▶ [WORK REQUEST]
Take every line from the entries below that includes the word "last" and copy it.

▶ [RECORDS SUPPLIED]
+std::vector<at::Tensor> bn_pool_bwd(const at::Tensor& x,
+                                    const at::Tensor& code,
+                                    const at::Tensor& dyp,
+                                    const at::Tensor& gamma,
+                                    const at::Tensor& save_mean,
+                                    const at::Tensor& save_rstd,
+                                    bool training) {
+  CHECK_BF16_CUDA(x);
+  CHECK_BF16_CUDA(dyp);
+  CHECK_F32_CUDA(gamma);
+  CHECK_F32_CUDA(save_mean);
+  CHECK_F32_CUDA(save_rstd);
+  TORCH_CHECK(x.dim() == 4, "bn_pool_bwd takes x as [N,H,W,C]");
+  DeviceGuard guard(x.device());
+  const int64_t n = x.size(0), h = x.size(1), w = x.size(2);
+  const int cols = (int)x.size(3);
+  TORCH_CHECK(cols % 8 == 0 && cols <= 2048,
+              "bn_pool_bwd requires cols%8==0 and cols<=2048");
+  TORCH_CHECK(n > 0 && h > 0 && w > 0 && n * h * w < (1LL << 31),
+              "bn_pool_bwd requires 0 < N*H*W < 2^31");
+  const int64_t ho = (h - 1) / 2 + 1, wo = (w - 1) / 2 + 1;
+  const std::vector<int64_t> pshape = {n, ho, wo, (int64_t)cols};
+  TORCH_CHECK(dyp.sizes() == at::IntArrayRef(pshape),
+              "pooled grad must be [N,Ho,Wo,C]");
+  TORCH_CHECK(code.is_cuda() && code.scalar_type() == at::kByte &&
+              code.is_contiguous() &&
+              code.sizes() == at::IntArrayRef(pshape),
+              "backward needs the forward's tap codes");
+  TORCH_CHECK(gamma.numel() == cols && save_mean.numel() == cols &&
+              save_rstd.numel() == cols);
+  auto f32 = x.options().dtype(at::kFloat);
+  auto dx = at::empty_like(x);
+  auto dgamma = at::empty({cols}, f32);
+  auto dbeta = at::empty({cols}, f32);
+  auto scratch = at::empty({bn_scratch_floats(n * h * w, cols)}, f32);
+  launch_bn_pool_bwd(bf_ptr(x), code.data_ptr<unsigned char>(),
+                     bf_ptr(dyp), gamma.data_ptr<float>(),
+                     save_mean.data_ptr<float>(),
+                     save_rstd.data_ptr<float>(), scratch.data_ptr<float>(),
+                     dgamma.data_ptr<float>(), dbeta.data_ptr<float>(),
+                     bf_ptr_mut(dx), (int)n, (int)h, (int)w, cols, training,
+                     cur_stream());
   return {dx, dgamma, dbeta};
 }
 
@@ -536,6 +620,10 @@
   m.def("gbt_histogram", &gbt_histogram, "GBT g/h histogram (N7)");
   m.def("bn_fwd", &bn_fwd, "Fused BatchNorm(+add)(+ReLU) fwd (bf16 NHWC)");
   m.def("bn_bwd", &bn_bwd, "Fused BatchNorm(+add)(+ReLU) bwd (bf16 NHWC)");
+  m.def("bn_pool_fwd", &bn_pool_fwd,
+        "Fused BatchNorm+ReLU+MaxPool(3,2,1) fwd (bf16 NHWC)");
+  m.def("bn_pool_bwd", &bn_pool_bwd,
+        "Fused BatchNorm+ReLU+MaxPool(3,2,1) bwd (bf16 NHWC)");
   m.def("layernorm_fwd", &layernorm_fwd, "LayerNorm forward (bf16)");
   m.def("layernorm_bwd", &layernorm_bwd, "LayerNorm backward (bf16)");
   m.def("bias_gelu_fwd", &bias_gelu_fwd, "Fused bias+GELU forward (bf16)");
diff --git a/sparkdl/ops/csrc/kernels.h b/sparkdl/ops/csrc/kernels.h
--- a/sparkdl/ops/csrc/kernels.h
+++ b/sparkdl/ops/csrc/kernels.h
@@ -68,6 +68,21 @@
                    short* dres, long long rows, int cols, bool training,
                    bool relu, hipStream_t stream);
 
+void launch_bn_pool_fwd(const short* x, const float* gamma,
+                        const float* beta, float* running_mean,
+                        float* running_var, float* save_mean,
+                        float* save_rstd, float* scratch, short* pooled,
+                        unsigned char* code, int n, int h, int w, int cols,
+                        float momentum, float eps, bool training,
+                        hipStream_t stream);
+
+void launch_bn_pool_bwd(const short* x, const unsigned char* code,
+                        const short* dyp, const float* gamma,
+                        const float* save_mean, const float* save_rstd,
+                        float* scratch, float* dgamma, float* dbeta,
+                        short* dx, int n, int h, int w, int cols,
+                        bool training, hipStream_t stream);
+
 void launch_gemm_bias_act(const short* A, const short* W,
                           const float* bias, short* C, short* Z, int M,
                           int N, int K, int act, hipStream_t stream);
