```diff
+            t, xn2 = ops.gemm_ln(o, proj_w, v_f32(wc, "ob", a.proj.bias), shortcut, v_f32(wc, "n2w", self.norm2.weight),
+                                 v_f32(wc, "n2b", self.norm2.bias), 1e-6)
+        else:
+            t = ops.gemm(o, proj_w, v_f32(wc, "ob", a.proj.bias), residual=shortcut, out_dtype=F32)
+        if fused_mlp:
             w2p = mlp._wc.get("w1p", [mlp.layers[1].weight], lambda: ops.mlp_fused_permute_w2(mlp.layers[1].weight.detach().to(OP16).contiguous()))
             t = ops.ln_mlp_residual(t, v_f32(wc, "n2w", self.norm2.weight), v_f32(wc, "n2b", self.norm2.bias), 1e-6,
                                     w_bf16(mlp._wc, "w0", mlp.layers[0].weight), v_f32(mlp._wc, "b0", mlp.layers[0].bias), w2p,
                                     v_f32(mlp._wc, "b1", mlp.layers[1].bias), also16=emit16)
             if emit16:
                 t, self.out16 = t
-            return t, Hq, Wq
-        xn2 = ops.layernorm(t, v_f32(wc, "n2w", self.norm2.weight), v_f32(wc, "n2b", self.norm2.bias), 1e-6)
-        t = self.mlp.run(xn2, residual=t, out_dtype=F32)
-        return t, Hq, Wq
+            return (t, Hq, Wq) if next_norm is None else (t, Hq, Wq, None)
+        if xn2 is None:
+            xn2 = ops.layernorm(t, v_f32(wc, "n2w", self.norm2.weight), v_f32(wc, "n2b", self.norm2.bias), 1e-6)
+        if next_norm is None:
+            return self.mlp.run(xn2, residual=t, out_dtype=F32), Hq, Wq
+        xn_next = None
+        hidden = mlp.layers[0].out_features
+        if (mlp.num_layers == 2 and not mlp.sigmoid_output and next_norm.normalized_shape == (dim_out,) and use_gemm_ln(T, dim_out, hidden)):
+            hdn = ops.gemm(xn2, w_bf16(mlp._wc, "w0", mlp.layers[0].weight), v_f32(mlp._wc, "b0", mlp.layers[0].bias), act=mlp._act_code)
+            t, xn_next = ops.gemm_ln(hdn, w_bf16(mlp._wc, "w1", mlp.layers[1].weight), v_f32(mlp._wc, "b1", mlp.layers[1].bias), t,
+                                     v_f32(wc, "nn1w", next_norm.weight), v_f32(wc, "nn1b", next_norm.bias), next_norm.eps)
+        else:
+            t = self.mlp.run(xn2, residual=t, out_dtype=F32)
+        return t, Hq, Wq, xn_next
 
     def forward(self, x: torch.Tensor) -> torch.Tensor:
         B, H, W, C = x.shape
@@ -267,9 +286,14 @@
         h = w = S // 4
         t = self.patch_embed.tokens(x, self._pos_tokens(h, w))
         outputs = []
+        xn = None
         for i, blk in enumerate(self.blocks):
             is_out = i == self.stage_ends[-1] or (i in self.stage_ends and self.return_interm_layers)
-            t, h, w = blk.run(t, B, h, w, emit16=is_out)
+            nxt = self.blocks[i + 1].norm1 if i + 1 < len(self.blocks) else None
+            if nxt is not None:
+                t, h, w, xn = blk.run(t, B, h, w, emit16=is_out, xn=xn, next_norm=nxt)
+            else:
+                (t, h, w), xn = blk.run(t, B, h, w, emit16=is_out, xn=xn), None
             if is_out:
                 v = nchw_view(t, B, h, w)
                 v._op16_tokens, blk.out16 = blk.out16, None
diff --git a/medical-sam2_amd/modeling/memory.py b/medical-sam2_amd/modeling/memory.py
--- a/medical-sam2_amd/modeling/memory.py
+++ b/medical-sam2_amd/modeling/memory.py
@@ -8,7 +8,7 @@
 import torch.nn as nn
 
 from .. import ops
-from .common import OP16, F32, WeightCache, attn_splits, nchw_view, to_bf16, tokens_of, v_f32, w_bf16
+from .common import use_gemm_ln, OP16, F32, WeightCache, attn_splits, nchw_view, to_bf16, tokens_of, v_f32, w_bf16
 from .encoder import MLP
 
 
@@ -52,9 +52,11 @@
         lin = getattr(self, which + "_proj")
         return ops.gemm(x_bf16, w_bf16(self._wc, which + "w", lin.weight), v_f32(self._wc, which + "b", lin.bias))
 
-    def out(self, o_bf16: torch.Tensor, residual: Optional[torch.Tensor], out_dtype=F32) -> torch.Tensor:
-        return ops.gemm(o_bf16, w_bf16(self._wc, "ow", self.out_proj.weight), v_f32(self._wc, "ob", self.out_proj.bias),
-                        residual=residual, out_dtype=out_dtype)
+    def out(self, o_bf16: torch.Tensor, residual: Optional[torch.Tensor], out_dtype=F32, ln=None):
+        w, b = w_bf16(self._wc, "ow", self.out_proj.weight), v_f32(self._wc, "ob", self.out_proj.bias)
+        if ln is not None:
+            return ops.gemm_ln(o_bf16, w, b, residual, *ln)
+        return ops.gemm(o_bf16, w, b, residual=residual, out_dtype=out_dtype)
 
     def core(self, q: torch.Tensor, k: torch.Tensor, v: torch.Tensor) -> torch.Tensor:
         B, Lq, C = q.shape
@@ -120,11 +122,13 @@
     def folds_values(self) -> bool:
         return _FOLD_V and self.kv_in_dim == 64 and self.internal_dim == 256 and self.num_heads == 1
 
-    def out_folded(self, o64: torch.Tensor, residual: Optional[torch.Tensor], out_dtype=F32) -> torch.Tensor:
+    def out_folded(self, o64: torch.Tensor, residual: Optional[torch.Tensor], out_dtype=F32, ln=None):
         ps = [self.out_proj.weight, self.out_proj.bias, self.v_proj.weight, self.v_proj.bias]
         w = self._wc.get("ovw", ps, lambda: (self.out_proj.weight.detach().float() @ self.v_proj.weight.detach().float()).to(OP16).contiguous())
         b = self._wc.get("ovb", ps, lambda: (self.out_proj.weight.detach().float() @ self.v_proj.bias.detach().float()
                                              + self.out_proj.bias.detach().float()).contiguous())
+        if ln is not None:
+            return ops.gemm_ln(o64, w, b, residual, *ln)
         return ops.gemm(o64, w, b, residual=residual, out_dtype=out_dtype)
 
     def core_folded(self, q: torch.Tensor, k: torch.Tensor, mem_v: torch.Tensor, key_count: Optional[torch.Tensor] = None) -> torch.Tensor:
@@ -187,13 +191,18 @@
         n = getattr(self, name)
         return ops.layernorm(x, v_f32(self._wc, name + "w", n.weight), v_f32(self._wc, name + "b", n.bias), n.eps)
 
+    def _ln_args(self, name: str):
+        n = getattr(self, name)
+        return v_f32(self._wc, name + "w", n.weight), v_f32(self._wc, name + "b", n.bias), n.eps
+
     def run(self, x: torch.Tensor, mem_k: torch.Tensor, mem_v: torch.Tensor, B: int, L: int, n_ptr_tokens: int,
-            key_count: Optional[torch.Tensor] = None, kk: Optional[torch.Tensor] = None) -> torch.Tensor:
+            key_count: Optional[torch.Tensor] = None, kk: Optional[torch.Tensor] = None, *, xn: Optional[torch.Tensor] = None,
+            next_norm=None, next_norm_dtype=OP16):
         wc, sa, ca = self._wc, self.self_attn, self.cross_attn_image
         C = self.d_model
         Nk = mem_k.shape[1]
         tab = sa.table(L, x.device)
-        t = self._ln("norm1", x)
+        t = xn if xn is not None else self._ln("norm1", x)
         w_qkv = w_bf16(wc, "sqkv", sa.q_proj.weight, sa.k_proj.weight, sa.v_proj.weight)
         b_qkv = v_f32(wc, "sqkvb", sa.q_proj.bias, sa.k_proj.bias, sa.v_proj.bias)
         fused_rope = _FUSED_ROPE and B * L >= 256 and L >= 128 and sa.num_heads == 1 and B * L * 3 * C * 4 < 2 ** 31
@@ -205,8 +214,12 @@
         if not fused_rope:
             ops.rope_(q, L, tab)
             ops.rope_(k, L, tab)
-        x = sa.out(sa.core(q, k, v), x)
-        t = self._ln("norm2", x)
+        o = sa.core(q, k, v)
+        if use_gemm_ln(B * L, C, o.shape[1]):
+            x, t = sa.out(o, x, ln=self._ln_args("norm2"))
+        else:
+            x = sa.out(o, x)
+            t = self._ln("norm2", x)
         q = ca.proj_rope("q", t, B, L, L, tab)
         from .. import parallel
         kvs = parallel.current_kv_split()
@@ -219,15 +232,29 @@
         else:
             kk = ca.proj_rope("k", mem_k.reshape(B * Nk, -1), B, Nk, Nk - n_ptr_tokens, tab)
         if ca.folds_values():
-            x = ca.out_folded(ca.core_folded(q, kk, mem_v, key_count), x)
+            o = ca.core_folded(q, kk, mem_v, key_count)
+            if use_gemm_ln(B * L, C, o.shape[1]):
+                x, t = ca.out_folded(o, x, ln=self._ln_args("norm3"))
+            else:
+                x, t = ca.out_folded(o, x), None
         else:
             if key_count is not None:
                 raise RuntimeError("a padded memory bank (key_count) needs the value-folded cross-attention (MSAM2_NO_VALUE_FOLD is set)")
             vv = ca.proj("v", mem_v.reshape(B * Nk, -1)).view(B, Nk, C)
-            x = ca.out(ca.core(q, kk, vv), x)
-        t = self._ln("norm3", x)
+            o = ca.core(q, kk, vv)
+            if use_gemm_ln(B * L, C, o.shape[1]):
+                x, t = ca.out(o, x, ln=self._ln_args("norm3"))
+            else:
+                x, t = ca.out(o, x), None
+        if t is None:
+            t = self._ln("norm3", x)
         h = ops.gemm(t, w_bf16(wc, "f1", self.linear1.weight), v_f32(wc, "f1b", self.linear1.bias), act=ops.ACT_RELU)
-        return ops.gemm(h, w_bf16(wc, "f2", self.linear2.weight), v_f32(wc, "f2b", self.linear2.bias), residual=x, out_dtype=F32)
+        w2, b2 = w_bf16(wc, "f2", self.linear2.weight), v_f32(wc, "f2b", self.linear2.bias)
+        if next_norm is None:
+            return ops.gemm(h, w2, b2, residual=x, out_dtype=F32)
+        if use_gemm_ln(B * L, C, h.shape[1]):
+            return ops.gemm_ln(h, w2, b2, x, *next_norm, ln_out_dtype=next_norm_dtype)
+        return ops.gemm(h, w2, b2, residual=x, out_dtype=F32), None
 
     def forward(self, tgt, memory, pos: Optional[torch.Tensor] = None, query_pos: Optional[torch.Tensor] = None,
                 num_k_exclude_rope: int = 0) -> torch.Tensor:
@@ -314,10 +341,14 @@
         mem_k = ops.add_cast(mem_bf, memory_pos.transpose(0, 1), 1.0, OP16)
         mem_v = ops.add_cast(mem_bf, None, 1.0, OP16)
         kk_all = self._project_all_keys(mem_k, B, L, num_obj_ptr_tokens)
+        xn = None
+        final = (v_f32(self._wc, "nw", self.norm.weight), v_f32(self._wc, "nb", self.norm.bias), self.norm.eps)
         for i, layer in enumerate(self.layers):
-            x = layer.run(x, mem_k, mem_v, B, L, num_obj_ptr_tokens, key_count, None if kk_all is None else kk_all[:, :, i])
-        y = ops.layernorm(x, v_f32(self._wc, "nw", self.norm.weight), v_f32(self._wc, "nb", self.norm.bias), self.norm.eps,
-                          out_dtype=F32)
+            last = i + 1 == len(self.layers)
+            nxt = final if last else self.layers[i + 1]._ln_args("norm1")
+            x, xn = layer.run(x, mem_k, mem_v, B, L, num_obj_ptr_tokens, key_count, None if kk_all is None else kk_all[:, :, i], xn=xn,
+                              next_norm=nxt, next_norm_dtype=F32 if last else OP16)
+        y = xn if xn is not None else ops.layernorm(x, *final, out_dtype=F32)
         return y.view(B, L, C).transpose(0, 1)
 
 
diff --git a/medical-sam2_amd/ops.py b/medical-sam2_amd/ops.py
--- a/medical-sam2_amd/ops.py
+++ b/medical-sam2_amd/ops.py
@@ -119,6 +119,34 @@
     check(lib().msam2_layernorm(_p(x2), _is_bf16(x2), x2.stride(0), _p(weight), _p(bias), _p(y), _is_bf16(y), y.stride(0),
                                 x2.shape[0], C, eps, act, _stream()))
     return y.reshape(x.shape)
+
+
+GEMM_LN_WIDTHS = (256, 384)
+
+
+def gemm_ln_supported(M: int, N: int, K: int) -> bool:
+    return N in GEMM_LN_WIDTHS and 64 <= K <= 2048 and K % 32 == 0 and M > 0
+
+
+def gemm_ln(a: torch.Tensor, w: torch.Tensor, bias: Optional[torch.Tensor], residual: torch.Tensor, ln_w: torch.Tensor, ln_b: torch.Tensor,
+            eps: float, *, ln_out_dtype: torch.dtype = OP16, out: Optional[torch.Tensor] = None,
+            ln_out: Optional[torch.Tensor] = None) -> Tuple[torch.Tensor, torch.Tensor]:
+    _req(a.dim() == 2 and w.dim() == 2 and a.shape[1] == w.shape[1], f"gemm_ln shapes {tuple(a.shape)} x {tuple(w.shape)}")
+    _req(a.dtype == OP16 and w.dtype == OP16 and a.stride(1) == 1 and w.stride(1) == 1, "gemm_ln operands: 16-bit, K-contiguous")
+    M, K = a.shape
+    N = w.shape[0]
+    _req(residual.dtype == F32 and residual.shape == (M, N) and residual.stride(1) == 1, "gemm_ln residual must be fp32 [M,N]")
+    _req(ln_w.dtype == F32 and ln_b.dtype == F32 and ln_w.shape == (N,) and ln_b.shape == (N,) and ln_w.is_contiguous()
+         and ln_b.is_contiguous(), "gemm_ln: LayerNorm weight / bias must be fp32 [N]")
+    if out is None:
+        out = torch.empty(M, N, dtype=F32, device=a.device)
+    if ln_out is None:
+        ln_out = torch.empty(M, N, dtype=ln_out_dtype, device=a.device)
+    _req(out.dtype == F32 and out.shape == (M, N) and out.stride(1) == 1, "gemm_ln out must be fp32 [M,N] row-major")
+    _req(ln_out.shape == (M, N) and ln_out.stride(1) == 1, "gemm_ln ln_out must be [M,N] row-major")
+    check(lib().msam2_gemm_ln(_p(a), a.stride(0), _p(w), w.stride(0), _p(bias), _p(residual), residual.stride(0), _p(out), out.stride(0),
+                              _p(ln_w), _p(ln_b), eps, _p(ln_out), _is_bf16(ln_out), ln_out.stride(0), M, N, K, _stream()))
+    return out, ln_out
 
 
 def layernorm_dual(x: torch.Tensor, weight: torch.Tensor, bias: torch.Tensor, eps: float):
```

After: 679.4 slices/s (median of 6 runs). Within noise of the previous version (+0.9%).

▶ [EXERCISE ANSWER]
+            last = i + 1 == len(self.layers)
+            nxt = final if last else self.layers[i + 1]._ln_args("norm1")
+                              next_norm=nxt, next_norm_dtype=F32 if last else OP16)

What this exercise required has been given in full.